Task to complete
Below are several entries. Transcribe exactly those lines that fall from the one with "template <int DPJ, bool RNG, int G>" through the one with "if (RNG && buf.reset_list)", end lines included.

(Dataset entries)
------------------------------------------------

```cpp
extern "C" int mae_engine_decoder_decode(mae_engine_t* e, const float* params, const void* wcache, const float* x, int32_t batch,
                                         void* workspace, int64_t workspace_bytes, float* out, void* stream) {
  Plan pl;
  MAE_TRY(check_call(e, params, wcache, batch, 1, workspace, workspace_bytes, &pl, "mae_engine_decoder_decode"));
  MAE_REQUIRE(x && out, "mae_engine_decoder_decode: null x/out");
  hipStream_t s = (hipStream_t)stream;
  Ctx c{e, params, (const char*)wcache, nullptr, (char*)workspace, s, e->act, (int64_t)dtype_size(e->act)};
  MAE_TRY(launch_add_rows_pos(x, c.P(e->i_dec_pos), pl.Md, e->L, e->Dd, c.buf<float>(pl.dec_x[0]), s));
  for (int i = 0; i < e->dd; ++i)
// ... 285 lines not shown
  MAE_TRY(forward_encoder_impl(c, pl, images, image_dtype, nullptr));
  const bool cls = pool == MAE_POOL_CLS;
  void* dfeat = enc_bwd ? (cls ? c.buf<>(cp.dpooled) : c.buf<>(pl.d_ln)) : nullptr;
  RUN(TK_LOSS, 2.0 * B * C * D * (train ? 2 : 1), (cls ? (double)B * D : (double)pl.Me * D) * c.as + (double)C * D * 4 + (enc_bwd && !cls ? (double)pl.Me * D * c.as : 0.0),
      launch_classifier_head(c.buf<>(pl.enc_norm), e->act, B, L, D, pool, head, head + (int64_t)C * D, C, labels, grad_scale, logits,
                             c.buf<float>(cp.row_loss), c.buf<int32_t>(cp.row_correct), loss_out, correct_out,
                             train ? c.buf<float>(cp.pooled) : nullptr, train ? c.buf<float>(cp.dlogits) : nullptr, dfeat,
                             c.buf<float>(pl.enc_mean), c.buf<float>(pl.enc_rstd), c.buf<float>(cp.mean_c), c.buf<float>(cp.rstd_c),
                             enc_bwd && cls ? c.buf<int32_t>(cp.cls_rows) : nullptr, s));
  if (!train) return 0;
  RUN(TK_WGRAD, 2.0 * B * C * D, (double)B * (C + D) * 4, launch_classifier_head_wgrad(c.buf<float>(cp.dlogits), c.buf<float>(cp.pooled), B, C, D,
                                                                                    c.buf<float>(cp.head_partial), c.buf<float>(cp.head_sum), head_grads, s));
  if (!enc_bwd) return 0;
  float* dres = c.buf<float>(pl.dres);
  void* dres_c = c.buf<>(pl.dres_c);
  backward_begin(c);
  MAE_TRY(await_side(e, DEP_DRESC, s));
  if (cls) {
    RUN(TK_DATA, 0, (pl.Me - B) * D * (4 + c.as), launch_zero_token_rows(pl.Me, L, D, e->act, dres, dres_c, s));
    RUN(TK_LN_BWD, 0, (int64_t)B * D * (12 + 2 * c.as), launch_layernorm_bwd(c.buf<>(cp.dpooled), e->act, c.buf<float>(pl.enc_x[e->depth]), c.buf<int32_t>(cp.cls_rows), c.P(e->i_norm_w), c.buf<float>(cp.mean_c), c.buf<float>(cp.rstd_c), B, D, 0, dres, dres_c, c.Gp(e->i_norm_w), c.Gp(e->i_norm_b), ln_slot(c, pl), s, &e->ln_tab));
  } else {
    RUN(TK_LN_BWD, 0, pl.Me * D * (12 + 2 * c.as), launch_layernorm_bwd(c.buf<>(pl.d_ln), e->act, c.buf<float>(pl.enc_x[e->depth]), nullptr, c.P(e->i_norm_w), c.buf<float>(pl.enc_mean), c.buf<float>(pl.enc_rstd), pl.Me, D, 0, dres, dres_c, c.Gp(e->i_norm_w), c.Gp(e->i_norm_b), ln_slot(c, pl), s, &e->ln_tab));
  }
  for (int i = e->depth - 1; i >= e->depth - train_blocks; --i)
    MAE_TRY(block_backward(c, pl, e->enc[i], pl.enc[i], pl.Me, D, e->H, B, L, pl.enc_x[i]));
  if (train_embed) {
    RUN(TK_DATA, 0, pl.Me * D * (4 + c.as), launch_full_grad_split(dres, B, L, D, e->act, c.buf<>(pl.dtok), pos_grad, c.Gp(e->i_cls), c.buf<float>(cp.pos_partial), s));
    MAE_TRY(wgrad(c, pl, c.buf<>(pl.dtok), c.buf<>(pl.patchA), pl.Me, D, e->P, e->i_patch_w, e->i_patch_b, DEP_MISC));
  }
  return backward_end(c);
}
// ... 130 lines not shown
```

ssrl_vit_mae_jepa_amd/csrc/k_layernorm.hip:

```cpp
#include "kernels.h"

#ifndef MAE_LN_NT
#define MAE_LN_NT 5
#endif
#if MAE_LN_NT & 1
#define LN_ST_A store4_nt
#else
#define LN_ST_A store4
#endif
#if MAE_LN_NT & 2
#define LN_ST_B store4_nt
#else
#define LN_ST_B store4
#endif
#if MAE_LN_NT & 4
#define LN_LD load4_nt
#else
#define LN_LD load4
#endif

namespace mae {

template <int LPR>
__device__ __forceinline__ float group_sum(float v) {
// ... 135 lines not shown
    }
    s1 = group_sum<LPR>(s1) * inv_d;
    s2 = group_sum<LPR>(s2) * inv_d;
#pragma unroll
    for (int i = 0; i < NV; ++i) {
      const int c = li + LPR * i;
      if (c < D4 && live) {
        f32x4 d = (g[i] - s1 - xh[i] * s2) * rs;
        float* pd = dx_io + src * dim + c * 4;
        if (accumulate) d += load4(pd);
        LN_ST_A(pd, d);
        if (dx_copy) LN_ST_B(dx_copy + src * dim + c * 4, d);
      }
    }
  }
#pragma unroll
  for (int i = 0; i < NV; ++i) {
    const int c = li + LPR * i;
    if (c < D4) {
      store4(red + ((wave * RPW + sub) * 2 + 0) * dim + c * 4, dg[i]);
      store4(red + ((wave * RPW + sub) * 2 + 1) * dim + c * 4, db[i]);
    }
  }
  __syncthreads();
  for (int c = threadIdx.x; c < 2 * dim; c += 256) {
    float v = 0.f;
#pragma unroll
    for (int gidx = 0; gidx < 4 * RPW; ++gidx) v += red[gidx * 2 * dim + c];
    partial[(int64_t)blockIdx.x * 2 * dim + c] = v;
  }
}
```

------------------------------------------------

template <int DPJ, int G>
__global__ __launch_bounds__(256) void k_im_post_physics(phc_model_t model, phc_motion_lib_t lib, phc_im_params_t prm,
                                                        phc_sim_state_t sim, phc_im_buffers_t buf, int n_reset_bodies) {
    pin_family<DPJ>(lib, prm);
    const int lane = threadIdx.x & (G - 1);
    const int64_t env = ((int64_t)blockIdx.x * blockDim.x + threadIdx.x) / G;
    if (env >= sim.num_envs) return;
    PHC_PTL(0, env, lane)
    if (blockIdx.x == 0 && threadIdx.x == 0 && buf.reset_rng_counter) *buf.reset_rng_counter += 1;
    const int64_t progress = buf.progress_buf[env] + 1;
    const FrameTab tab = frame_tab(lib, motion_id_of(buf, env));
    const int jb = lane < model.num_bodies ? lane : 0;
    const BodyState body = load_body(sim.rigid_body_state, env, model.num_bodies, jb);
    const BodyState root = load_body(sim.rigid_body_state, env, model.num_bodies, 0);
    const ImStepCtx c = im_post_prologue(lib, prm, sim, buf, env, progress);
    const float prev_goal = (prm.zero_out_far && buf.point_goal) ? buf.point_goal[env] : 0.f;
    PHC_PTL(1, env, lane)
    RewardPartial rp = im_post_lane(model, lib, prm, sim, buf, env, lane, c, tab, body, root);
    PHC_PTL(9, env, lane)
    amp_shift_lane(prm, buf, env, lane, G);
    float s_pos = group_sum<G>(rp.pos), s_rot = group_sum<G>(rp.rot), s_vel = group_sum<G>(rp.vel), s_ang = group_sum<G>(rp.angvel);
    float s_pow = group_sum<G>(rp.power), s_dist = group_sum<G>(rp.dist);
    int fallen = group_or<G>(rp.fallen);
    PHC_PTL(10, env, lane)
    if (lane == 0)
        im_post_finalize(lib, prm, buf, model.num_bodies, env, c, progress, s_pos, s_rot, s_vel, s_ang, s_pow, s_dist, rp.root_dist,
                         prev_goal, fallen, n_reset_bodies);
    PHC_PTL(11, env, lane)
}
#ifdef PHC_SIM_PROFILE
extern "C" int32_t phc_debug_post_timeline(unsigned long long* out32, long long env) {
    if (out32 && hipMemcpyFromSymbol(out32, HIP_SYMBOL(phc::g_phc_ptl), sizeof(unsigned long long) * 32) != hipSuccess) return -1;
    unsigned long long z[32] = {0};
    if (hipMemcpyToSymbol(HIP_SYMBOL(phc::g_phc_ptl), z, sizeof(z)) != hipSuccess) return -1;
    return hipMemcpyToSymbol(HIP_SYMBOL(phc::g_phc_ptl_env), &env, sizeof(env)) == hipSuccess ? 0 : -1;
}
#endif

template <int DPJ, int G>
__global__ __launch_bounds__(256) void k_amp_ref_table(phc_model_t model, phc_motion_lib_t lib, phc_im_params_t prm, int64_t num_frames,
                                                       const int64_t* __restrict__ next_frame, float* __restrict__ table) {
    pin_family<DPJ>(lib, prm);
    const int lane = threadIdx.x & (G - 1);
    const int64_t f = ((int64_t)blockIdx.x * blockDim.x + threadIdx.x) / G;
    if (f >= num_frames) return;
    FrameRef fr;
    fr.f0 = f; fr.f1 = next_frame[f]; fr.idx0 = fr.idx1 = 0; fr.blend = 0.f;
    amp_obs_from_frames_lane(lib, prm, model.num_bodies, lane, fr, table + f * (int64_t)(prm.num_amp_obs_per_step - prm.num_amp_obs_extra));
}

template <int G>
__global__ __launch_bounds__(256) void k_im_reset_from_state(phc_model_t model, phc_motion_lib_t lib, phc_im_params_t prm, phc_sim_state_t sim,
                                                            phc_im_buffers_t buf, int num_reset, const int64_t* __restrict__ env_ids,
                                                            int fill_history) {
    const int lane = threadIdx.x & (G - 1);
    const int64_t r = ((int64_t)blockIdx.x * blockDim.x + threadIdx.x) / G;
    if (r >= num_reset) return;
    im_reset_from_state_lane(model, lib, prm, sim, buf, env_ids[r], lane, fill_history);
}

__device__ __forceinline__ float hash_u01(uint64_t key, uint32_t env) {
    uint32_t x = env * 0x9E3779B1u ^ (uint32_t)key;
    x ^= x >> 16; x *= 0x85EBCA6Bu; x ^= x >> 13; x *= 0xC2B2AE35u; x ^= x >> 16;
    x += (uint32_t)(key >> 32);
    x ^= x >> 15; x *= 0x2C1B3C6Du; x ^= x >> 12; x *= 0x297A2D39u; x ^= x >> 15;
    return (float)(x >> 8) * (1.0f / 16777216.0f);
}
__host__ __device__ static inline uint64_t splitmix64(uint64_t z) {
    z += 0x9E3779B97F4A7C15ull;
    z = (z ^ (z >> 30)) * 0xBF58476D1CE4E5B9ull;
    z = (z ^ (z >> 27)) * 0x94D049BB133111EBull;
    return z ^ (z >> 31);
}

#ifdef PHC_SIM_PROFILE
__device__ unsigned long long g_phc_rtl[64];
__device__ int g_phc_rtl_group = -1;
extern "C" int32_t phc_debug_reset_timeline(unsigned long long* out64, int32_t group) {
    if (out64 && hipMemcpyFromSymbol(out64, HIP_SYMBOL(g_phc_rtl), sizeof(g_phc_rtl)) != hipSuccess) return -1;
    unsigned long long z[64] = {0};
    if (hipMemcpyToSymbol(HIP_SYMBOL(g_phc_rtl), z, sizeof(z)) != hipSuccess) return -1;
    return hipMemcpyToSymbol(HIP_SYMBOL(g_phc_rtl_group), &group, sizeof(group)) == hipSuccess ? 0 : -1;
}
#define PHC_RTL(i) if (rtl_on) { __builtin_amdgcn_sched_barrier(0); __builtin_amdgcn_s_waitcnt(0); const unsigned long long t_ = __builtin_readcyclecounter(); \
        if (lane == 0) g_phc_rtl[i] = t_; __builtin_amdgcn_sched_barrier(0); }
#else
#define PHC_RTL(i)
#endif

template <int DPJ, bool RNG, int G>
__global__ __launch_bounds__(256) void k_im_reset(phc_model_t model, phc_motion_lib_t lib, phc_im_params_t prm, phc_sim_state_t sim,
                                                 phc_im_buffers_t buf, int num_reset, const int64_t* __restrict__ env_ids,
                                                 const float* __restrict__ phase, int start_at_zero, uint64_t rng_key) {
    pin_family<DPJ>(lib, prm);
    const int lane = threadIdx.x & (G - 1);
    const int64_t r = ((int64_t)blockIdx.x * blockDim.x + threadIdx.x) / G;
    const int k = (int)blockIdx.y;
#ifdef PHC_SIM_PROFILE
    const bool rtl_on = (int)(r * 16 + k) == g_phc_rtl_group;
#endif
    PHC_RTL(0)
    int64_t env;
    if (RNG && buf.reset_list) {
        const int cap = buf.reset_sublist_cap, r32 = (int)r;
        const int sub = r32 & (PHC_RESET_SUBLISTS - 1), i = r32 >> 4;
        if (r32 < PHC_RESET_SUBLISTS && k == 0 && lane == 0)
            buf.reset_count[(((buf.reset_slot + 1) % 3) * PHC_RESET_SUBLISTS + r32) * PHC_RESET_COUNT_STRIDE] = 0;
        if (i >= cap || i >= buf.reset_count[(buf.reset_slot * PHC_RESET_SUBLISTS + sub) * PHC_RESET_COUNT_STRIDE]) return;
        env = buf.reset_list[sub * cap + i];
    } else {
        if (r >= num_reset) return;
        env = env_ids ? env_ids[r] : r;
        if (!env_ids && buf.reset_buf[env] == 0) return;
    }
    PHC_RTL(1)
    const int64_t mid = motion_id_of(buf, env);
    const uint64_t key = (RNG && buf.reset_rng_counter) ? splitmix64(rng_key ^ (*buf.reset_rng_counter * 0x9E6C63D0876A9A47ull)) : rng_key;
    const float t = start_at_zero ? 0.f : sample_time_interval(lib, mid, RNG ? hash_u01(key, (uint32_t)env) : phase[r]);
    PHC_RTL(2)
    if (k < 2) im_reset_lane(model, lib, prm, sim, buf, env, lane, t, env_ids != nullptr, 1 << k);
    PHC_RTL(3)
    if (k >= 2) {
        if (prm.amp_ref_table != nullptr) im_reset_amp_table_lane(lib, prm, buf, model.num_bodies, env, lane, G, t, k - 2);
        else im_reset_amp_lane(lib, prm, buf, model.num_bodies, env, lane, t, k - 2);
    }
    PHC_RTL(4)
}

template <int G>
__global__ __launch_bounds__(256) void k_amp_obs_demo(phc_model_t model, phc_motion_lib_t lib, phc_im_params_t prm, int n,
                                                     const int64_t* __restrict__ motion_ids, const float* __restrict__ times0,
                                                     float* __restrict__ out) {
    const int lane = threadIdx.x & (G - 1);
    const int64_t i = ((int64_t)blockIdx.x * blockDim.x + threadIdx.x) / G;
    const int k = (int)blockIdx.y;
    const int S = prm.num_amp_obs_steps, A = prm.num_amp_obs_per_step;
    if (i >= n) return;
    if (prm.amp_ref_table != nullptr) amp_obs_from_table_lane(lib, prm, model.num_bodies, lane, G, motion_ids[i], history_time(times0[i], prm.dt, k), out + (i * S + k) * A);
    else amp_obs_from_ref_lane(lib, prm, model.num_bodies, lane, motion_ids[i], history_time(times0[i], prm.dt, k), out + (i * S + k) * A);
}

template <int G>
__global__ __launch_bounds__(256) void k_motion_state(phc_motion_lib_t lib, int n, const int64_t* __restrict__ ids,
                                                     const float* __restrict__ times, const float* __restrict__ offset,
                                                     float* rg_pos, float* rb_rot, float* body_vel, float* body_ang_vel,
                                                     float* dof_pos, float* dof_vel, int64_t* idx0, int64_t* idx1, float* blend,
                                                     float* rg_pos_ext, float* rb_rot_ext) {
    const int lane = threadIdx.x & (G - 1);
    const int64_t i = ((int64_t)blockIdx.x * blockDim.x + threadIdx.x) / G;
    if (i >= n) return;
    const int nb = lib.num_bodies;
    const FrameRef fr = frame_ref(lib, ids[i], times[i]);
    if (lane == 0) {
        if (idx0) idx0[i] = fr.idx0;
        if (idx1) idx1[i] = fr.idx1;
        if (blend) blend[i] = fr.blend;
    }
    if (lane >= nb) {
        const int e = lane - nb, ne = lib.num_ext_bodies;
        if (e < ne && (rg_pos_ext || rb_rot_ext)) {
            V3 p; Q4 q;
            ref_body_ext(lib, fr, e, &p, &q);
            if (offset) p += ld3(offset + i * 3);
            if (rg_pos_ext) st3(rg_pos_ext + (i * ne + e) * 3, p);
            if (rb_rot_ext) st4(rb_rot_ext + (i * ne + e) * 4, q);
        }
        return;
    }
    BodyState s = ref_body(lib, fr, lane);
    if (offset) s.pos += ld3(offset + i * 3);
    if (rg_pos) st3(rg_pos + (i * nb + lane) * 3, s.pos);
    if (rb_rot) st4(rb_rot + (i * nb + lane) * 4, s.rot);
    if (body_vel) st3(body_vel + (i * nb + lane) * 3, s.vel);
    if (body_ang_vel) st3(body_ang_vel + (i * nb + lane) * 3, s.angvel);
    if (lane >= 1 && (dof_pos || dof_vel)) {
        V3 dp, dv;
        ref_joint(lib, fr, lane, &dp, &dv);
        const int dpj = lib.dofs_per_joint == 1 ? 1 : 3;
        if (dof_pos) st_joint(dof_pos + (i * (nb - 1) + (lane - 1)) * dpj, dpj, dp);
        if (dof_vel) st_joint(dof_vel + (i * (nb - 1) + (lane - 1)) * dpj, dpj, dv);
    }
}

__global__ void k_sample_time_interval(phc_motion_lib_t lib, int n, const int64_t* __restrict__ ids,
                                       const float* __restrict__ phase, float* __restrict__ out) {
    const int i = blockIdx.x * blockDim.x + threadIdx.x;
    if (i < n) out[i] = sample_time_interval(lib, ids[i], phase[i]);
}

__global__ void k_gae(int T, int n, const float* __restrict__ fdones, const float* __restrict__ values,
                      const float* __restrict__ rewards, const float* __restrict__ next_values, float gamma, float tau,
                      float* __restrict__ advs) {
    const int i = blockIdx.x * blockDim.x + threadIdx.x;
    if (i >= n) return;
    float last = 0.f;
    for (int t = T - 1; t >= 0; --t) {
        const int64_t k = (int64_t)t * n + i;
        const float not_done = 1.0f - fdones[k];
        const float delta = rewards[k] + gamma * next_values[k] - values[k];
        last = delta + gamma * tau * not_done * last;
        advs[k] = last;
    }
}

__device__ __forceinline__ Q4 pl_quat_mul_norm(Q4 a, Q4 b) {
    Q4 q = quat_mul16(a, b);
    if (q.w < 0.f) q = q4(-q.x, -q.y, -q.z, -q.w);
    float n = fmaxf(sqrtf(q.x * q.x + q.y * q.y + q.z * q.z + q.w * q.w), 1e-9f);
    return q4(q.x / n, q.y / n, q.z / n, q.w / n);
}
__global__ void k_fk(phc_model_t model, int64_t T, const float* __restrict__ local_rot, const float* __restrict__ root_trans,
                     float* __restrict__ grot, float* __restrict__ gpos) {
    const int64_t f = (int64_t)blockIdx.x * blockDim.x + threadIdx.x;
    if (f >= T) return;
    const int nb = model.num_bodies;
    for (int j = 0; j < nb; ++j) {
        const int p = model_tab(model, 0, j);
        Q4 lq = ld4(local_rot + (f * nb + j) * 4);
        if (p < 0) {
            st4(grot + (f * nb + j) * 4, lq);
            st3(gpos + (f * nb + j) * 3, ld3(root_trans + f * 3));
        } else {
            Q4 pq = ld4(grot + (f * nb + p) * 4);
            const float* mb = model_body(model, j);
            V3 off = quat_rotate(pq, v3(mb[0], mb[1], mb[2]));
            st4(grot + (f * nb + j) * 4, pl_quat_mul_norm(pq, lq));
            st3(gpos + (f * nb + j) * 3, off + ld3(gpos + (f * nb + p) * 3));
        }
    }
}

------------------------------------------------

Final answer
template <int DPJ, bool RNG, int G>
__global__ __launch_bounds__(256) void k_im_reset(phc_model_t model, phc_motion_lib_t lib, phc_im_params_t prm, phc_sim_state_t sim,
                                                 phc_im_buffers_t buf, int num_reset, const int64_t* __restrict__ env_ids,
                                                 const float* __restrict__ phase, int start_at_zero, uint64_t rng_key) {
    pin_family<DPJ>(lib, prm);
    const int lane = threadIdx.x & (G - 1);
    const int64_t r = ((int64_t)blockIdx.x * blockDim.x + threadIdx.x) / G;
    const int k = (int)blockIdx.y;
#ifdef PHC_SIM_PROFILE
    const bool rtl_on = (int)(r * 16 + k) == g_phc_rtl_group;
#endif
    PHC_RTL(0)
    int64_t env;
    if (RNG && buf.reset_list) {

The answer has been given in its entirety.